ALFREDO FELIX BLANCO - Especial para LA MAÑANA
Las elecciones del próximo domingo, que no despiertan ni pasión ni interés entre los ciudadanos, tienen la particularidad de que es casi imposible descubrir cuáles son las diferencias de ideas económicas entre los candidatos más conocidos.
Por estos días, la hostilidad verbal entre el oficialismo y su ex aliados del “duhaldismo” es tan fuerte, como indiferenciado es su discurso económico. Esto obviamente no puede sorprender si se recuerda que el responsable de la política económica de Kirchner es la misma persona que, en su momento, lo fue de Duhalde.
Es en este contexto que los argentinos caminan al próximo acto electoral siendo testigos de una campaña en la cual parecen existir sólo dos certidumbres: la primera se refiere a que, en general, los candidatos del gobierno obtendrán buenos resultados y la segunda es que de propuestas económicas se habla relativamente poco.
Parece existir un acuerdo implícito por el cual el oficialismo “capitaliza” los éxitos en materia de crecimiento económico y reclama apoyo para seguir con el “renacer de la patria” y los opositores plantean poco más que denuncias sobre los peligros de la hegemonía política del Presidente. Un observador poco advertido podría pensar que en relación a lo económico ¡no hay nada que discutir!

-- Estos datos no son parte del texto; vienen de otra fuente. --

struct ListOut {
  uint32_t* ids;
  uint32_t* seg_end;
  uint32_t* seg_rs;
// ... 2607 lines not shown
    launch(dim3(mark_grid(il->n, il->total)), 0, w->stream, a, nullptr, w->seg_end, w->seg_rs, w->flags, FinalParams{},
           bp, &w->q->e_st[step][tix], &w->q->step_n[step], il);
    prof_end(w, p, K_EXPAND_MARK, step, tix);
    return hipGetLastError();
  }
  const ListRef L = prepare_list(w, a0, n_bound, step, tix);
  ExpandArgs a = a0;
  a.frontier = L.ids;
  a.tsplit = set_split(w, L.set);
  FinalParams fp{};
  fp.err_flag = &w->q->err;
  hipEvent_t p = prof_begin(w, K_EXPAND_MARK);
  launch(dim3(mark_grid(n_bound, e_bound)), 0, w->stream, a, L.acc, set_end(w, L.set), set_rs(w, L.set), w->flags, fp,
         bp, &w->q->e_st[step][tix], L.stat_n, nullptr);
  prof_end(w, p, K_EXPAND_MARK, step, tix);
  return hipGetLastError();
}

void ws_set_wake(Workspace* w, bool flag) { w->wake_flag = flag; }

void ws_set_mark_claims(Workspace* w, bool claims) {
  const bool flags = w->env_flags || !claims;
  if (flags != w->mark_flags) (void)hipMemsetAsync(&w->q->acc[2], 0, 3 * sizeof(unsigned long long), w->stream);
  w->mark_flags = flags;
}

hipError_t ws_finish_step(Workspace* w, int step, const ExpandArgs* next0) {
  if (w->mark_flags) return ws_compact(w, step, next0);
  w->cur ^= 1;
  w->list_acc = &w->q->acc[2 + (step + 1) % 3];
  w->seg_ready = next0 != nullptr;
  return hipSuccess;
}

hipError_t ws_compact(Workspace* w, int step, const ExpandArgs* next0) {
  unsigned long long* acc = &w->q->acc[2 + w->pc];
  unsigned long long* other = &w->q->acc[2 + (w->pc ^ 1)];
  w->pc ^= 1;
  uint32_t* next = w->frontier[w->cur ^ 1];
  hipEvent_t p = prof_begin(w, K_COMPACT);
  hipLaunchKernelGGL(k_compact, dim3((unsigned)(w->flag_bytes / CP_BYTES)), dim3(CP_THREADS), 0, w->stream, w->flags,
                     deg_src(next0), list_out(w, next, acc, other, nullptr, w->cur ^ 1));
  prof_end(w, p, K_COMPACT, step, 0);
  w->cur ^= 1;
  w->list_acc = acc;
  w->seg_ready = next0 != nullptr;
  return hipGetLastError();
}

static int edge_columns_read(const TypeProgram& prog) {
  uint64_t seen = 0;
  int n = 0;
  for (auto& ins : prog.code) {
    if (ins.op != OP_COL && ins.op != OP_COLV) continue;
    const uint64_t bit = 1ull << (ins.aux & 63);
    if (!(seen & bit)) { seen |= bit; ++n; }
  }
  return n;
}

static const void* col_ptr(const ExpandArgs& a, int c, int* bytes) {
  if (a.hnarrow && a.hnarrow[c]) {
    *bytes = a.hnarrow_bytes[c];
    return a.hnarrow[c];
  }
  *bytes = 8;
  return a.hprops[c];
}

static FastProg detect_fast(const TypeProgram& prog, const ExpandArgs& a) {
  FastProg f{};
  f.enabled = 0;
  auto leaf_col = [&](const Ins& i) {
    return (i.op == OP_COL || (i.op == OP_COLV && a.valid == nullptr)) && a.hprops != nullptr;
  };
  if (prog.where_reg >= 0) {
    if (prog.where_len != 3) return f;
    const Ins &i0 = prog.code[0], &i1 = prog.code[1], &c = prog.code[2];
    static const int kOps[6] = {OP_LT_I, OP_LE_I, OP_GT_I, OP_GE_I, OP_EQ_I, OP_NE_I};
    static const int kSwap[6] = {2, 3, 0, 1, 4, 5};
    int op = -1;
    for (int k = 0; k < 6; ++k)
      if (c.op == kOps[k]) op = k;
    if (op < 0 || c.d != prog.where_reg) return f;
    const Ins* colI = nullptr;
    const Ins* constI = nullptr;
    if (leaf_col(i0) && i1.op == OP_CONST) { colI = &i0; constI = &i1; }
    else if (i0.op == OP_CONST && leaf_col(i1)) { colI = &i1; constI = &i0; }
    else return f;
    if (c.a == colI->d && c.b == constI->d) {
    } else if (c.a == constI->d && c.b == colI->d) {
      op = kSwap[op];
    } else {
      return f;
    }
    const int64_t k = constI->imm;
    f.lo = INT64_MIN;
    f.hi = INT64_MAX;
    switch (op) {
      case 0: if (k == INT64_MIN) { f.lo = 1; f.hi = 0; } else f.hi = k - 1; break;
      case 1: f.hi = k; break;
      case 2: if (k == INT64_MAX) { f.lo = 1; f.hi = 0; } else f.lo = k + 1; break;
      case 3: f.lo = k; break;
      case 4: f.lo = f.hi = k; break;
      default: f.lo = f.hi = k; f.where_neg = 1; break;
    }
    f.has_where = 1;
    f.wcol = col_ptr(a, colI->aux, &f.wbytes);
  }
  const int ny = (int)prog.yield_reg.size();
  int pc = prog.where_len;
  for (int y = 0; y < ny; ++y) {
    if (prog.yield_reg[y] < 0) { f.ykind[y] = 4; continue; }
    if (pc >= (int)prog.code.size()) return f;
    const Ins& i = prog.code[pc++];
    if (i.d != prog.yield_reg[y]) return f;
    if (i.op == OP_DST) { f.ykind[y] = 0; f.dst_yield = 1; }
    else if (i.op == OP_SRC) f.ykind[y] = 1;
    else if (i.op == OP_RANK) f.ykind[y] = 2;
    else if (i.op == OP_EIDX) f.ykind[y] = 5;
    else if (leaf_col(i)) { f.ykind[y] = 3; f.ycol[y] = col_ptr(a, i.aux, &f.ybytes[y]); }
    else return f;
  }
  if (pc != (int)prog.code.size()) return f;
  f.enabled = 1;
  return f;
}

static unsigned final_grid(uint64_t n_bound, uint64_t e_bound) {
  const char* ev = getenv("NBG_FINAL_GRID");
  const unsigned cap = ev ? (unsigned)atoi(ev) : 0u;
  const unsigned g = expand_grid(n_bound, e_bound);
  return cap && cap < g ? cap : g;
}

unsigned ws_final_grid(uint64_t n_bound, uint64_t e_bound) { return final_grid(n_bound, e_bound); }

uint64_t ws_final_blk_cap(uint64_t n_bound, uint64_t e_bound) {
  const uint64_t tiles = cdiv(n_bound + e_bound + 1, TILE);
  const uint64_t waves = (uint64_t)final_grid(n_bound, e_bound) * WAVES;
  return cdiv(tiles, waves) * WAVES * TILE;
}

uint64_t ws_shard_cap(uint64_t n_bound, uint64_t e_bound) {
  uint64_t tiles = cdiv(n_bound + e_bound + 1, TILE);
  return cdiv(tiles, NSHARD) * TILE;
}

static bool lean_final() {
  static const bool on = !getenv("NBG_FINAL_LEAN") || atoi(getenv("NBG_FINAL_LEAN")) != 0;
  return on;
}

static bool final_where_shape(const FastProg& f, const ExpandArgs& a) {
  bool dst_only = f.enabled != 0;
  for (int y = 0; y < MAX_YIELDS; ++y) dst_only = dst_only && (f.ykind[y] == 0 || f.ykind[y] == 4);
  return dst_only && lean_final() && f.dst_yield && a.dst_vid && f.has_where && f.wcol;
}

bool ws_final_where(const TypeProgram& prog, const ExpandArgs& a, StmtIndexSpec* sp) {
  if (prog.yield_reg.size() > (size_t)MAX_YIELDS) return false;
  const FastProg f = detect_fast(prog, a);
  if (!final_where_shape(f, a)) return false;
  sp->row_ptr = a.row_ptr;
  sp->dst_vid = a.dst_vid;
  sp->wcol = f.wcol;
  sp->wbytes = f.wbytes;
  sp->lo = f.lo;
  sp->hi = f.hi;
  sp->where_neg = f.where_neg;
  return true;
}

Pero la casa, ¿está en orden?

Mirada contra la trágica silueta (aún presente) de la crisis del 2001, la actual situación no puede lucir de otra forma que no sea la de un “renacer” auspicioso de la economía argentina. Resulta innegable que, más allá de la influencia de factores internacionales favorables, la evolución ha sido mucho más positiva que la esperada tanto por los “expertos” de organismos internacionales como por los “gurúes” del establishment doméstico.
El éxito del proceso de reestructuración de la deuda, más allá de algunas críticas no siempre objetivas, la relativa estabilidad de precios lograda después del shock del 2001-2002, el rápido crecimiento del Producto Bruto en los últimos años y los abultados superávit fiscales, parecen ser las fortalezas del gobierno que inhiben la crítica y el debate económico por parte de la oposición. No es despreciable tampoco la influencia que tiene la necesidad de la sociedad de “dejar atrás” los recuerdos de la mayor crisis económica, política e institucional de los últimos tiempos.
Sin embargo vale la pena consignar algunos aspectos que, después del próximo domingo, van a ocupar el espacio que hoy domina la campaña. Los siguientes podrían constituir los principales aspectos de la agenda económica poselectoral:

- Inflación: La difusión del Índice de Precios al Consumidor de setiembre alteró el estado anímico del presidente Kirchner, que volvió a denunciar a los “especuladores” que atentan contra los argentinos y procuran desestabilizar a su gobierno. En la historia económica argentina las explicaciones conspirativas han sido utilizadas muy a menudo, cada vez que la evolución de alguna variable no mostró el comportamiento deseado. En esto el Presidente no es original, ni aporta mucho a la solución del problema de la inestabilidad de precios.
El dato objetivo es que, con el crecimiento verificado en el último mes (1.2 por ciento) la inflación ya acumula un casi un 9 por ciento en lo que va del año y un 10.3 por ciento en los últimos doce meses. Ya es evidente que la meta inflacionaria del gobierno (10.5%) para el corriente año no podrá ser cumplida y existen elementos para pensar que en el último trimestre los precios mostrarán un comportamiento más dinámico aún. En primer término porque, pasadas las elecciones, el gobierno estará más dispuesto a consentir ciertos aumentos en los servicios públicos de las empresas privatizadas que hasta ahora no permite por motivos políticos. En segundo lugar porque los últimos meses del año, en particular diciembre, siempre presenta incrementos estacionales de precios.
Admitir que la meta prevista no se logrará y abandonar las explicaciones “políticas” de la inflación es imprescindible. Este reconocimiento es importante porque el primer paso para solucionar un problema es reconocer su existencia, y la inflación no sólo es una realidad sino que su tendencia es claramente creciente.
Si se considera la variación del índice de precios al consumidor entre setiembre de cada año y el mismo mes del año anterior, se puede apreciar la magnitud de la aceleración que ha registrado el fenómeno inflacionario. En el 2003 dicho valor fue del 3.5 por ciento, se elevó al 6.5 por ciento en el 2004 y, como ya dijimos, llegó a un 10.3 por ciento en el 2005. Por supuesto que, comparados con la variación que existió entre los meses de setiembre del 2001 y setiembre del 2002 (+ 38.5 %), estos valores parecen reducidos; sin embargo debe tomarse nota que los porcentajes muestran una tendencia a crecer de forma cada vez mayor.
Argentina va subiendo cada año un “escalón” del proceso inflacionario. Si no se asume que la inestabilidad de precios se está acelerando, no hay receta que resuelva la cuestión. Pasadas las elecciones, y más allá de todo voluntarismo político, surgirá como uno de los puntos más importantes de la agenda la necesidad de atacar este problema porque la inflación no es un tema coyuntural, y sus perjuicios son siempre graves.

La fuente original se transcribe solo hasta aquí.